◆ What is required: Check each line of the listing below for the word "gamma" and say how many lines have it. Nothing else should be written.

◆ Records supplied:
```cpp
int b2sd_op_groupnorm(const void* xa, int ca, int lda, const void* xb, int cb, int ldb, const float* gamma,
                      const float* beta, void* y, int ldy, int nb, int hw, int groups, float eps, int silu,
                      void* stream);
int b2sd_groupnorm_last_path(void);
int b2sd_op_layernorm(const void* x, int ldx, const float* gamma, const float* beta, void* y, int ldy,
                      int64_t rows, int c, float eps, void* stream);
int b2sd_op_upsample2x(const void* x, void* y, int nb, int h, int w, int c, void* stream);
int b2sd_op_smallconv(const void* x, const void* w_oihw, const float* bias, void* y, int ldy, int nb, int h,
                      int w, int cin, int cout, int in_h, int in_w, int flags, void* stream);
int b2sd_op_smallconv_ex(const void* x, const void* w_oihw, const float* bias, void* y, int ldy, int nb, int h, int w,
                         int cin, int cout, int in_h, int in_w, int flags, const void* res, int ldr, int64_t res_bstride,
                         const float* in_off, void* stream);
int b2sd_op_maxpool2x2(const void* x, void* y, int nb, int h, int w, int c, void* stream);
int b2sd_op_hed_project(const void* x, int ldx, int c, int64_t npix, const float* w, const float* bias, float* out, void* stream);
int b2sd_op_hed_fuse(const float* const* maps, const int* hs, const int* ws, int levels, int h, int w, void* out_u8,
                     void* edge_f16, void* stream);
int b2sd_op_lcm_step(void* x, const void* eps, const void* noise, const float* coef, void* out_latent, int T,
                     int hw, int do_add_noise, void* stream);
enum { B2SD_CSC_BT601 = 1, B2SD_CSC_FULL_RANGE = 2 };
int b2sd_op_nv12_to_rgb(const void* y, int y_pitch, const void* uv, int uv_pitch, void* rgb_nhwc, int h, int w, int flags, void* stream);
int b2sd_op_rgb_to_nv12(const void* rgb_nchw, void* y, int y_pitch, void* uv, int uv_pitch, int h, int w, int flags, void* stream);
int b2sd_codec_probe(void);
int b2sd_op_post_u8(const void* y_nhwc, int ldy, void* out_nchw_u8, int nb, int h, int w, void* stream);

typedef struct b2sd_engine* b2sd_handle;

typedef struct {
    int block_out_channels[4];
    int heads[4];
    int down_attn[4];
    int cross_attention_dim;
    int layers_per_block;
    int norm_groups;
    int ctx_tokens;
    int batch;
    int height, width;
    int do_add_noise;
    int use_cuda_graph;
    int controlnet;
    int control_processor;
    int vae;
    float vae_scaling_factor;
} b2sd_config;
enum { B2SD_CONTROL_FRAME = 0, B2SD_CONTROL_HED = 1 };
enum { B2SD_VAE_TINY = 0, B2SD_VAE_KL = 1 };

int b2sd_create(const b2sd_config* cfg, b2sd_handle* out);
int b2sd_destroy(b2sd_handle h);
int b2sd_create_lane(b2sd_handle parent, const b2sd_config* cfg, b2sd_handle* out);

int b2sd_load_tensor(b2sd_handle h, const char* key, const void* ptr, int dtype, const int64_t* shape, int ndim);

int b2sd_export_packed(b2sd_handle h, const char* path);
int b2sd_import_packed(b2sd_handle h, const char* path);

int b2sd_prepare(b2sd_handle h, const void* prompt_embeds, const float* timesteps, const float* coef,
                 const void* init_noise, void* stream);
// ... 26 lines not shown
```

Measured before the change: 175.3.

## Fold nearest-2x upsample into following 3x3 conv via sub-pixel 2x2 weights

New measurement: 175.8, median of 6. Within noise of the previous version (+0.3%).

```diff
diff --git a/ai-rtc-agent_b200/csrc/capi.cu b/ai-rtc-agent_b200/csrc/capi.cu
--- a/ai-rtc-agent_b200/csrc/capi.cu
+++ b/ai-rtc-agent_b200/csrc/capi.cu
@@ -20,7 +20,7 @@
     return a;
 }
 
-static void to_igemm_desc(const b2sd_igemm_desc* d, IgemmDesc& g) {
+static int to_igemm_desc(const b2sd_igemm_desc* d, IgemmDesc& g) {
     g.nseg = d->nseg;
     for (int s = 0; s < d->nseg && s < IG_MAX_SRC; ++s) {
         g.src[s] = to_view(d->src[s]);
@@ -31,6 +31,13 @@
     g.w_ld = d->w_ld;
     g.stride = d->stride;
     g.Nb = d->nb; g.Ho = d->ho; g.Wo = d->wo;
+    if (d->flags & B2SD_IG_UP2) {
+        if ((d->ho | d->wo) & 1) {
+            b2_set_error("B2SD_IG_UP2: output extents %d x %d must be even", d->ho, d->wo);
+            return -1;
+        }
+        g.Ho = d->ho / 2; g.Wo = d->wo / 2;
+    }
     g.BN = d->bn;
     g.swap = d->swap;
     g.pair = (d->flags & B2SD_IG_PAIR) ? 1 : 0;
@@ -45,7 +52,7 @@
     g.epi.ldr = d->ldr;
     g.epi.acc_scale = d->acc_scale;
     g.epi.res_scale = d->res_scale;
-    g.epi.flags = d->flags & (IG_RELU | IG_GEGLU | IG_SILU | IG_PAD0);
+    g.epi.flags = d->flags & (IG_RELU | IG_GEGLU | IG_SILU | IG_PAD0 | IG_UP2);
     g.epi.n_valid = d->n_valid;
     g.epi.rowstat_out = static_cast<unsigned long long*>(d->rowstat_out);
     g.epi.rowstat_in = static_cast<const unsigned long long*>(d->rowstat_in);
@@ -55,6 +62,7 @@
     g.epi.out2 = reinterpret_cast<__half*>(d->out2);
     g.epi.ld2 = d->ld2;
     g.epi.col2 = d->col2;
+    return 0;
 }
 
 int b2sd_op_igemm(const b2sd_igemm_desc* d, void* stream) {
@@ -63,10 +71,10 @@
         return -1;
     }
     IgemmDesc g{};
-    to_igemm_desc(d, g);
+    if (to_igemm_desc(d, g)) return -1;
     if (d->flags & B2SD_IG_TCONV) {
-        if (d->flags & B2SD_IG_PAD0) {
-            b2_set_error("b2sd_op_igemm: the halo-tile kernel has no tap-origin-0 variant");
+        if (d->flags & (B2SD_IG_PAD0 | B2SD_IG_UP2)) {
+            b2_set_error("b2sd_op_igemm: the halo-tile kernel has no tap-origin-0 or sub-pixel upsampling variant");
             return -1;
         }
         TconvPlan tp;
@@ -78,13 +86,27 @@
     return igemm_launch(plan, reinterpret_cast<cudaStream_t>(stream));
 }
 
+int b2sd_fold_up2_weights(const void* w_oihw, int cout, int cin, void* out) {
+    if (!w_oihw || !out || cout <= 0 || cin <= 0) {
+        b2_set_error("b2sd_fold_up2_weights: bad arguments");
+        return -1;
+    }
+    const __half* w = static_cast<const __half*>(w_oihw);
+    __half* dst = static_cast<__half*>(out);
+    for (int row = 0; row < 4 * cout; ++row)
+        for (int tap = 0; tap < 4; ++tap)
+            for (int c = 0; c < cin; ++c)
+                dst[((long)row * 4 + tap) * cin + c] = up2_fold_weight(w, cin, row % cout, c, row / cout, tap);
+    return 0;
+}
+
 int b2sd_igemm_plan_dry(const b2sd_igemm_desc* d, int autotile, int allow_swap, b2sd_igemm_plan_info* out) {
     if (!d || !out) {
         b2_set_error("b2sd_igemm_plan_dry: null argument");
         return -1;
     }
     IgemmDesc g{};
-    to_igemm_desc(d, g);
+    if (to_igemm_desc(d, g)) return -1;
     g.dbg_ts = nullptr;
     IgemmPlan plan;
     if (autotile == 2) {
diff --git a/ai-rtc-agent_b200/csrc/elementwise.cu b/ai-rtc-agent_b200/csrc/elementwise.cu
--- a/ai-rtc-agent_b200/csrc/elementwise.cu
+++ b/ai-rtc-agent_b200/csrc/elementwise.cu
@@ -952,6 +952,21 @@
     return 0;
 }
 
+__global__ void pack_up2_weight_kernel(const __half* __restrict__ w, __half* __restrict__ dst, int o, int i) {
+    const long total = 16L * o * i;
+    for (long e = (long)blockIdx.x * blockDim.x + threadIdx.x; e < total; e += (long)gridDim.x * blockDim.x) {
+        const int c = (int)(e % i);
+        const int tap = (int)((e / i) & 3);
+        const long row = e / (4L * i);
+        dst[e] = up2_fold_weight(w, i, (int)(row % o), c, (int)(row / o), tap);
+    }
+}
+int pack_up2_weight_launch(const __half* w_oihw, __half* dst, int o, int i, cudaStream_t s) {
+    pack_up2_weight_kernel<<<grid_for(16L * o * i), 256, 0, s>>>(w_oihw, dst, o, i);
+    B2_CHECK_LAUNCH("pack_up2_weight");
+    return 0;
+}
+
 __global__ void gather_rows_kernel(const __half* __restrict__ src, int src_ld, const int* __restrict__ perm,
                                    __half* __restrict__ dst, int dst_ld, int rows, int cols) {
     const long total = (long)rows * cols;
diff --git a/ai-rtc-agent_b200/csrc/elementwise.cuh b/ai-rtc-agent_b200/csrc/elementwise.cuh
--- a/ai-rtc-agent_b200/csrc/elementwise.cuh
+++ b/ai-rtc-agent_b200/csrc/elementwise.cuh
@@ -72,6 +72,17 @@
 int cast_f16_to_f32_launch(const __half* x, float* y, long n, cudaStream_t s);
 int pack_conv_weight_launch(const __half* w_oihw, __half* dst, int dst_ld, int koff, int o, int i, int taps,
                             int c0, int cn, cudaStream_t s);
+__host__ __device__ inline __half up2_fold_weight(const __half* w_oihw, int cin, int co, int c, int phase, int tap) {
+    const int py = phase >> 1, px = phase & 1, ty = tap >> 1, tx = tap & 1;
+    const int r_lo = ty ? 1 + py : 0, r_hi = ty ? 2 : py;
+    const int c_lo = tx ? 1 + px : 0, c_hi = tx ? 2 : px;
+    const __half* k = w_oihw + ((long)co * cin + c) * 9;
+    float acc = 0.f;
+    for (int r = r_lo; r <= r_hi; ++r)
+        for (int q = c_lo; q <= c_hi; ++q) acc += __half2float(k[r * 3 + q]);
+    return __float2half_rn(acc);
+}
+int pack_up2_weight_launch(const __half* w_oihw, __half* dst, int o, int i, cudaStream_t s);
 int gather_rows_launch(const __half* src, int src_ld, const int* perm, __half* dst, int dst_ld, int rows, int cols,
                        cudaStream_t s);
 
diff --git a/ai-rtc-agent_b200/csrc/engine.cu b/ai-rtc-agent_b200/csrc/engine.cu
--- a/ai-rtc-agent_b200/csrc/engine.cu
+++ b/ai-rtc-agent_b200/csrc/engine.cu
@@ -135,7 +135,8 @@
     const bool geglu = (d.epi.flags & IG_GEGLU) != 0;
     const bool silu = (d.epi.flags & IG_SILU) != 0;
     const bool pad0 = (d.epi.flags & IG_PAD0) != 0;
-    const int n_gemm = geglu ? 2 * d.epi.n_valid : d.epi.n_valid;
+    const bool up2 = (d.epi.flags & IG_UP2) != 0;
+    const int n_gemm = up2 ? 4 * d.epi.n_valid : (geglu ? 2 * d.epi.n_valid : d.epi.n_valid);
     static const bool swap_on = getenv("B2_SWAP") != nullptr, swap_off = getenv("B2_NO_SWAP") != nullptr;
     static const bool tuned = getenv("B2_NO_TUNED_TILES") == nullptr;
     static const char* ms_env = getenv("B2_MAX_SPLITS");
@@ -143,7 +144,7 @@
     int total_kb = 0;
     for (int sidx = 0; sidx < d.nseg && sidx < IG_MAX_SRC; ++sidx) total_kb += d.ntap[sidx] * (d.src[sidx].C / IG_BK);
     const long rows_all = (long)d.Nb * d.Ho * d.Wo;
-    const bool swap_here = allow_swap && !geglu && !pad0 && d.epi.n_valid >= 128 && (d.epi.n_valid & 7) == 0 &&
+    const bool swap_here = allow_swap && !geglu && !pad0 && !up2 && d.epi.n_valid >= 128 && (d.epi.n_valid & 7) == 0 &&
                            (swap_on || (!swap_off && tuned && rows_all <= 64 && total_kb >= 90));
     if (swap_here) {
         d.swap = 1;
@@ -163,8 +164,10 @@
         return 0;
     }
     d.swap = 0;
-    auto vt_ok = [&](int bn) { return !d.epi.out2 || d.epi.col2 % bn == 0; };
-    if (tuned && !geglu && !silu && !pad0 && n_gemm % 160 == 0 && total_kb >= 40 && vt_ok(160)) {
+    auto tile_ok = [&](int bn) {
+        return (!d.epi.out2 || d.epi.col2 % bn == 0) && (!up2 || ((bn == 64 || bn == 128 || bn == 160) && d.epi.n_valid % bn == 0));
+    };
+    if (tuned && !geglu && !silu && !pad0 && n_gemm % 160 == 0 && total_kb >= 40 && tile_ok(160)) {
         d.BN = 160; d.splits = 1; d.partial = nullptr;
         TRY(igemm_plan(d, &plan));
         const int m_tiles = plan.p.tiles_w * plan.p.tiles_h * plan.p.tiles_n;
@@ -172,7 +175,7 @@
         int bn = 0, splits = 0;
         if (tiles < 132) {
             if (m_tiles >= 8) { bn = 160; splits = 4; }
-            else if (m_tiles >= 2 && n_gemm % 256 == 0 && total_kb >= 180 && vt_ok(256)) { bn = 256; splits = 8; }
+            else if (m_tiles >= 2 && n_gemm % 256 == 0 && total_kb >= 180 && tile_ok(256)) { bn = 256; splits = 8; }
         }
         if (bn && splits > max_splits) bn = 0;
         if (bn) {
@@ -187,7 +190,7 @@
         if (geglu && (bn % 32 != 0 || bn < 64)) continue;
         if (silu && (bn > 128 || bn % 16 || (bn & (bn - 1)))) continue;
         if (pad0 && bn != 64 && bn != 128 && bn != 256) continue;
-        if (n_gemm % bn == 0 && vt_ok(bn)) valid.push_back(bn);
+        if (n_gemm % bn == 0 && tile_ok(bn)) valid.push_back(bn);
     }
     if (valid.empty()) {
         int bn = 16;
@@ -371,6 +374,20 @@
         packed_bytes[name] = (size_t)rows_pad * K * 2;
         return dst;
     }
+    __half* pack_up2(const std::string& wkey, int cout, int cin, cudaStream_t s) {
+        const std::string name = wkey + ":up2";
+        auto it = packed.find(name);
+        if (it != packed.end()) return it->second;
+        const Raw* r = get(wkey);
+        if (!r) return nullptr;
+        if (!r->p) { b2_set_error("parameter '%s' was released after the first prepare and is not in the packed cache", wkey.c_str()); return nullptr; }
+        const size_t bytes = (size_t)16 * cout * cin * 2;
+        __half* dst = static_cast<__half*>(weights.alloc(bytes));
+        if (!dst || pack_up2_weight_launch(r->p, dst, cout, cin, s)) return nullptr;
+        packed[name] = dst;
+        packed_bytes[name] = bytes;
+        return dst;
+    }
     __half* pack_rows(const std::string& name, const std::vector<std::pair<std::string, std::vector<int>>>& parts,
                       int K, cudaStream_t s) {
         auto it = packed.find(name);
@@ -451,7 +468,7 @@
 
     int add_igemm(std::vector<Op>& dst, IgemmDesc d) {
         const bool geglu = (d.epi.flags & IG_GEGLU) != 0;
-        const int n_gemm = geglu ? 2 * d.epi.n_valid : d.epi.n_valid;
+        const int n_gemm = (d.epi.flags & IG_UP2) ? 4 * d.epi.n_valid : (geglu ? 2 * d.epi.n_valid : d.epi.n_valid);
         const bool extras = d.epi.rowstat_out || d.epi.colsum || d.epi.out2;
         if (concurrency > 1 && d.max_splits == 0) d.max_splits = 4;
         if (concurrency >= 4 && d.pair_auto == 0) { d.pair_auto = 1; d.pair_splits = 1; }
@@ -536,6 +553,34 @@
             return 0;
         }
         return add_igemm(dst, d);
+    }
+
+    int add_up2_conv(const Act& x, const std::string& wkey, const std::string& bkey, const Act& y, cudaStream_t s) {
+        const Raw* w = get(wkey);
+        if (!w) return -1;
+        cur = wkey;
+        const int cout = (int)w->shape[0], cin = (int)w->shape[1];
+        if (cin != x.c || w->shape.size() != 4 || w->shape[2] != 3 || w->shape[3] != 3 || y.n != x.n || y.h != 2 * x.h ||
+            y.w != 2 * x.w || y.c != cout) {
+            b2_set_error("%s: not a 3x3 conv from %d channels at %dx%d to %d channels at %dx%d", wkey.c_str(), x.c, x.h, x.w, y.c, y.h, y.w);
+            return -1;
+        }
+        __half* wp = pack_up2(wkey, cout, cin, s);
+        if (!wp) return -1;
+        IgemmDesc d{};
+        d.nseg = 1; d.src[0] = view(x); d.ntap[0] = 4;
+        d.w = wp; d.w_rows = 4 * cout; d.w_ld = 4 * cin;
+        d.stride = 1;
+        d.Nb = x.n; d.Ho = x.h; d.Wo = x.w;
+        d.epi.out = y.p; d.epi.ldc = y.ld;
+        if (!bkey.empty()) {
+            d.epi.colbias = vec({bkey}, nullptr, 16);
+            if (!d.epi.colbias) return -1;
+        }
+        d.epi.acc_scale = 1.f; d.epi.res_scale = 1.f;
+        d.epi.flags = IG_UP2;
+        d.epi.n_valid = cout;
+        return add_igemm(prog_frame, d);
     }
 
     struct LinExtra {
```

◆ Output for this exercise: 2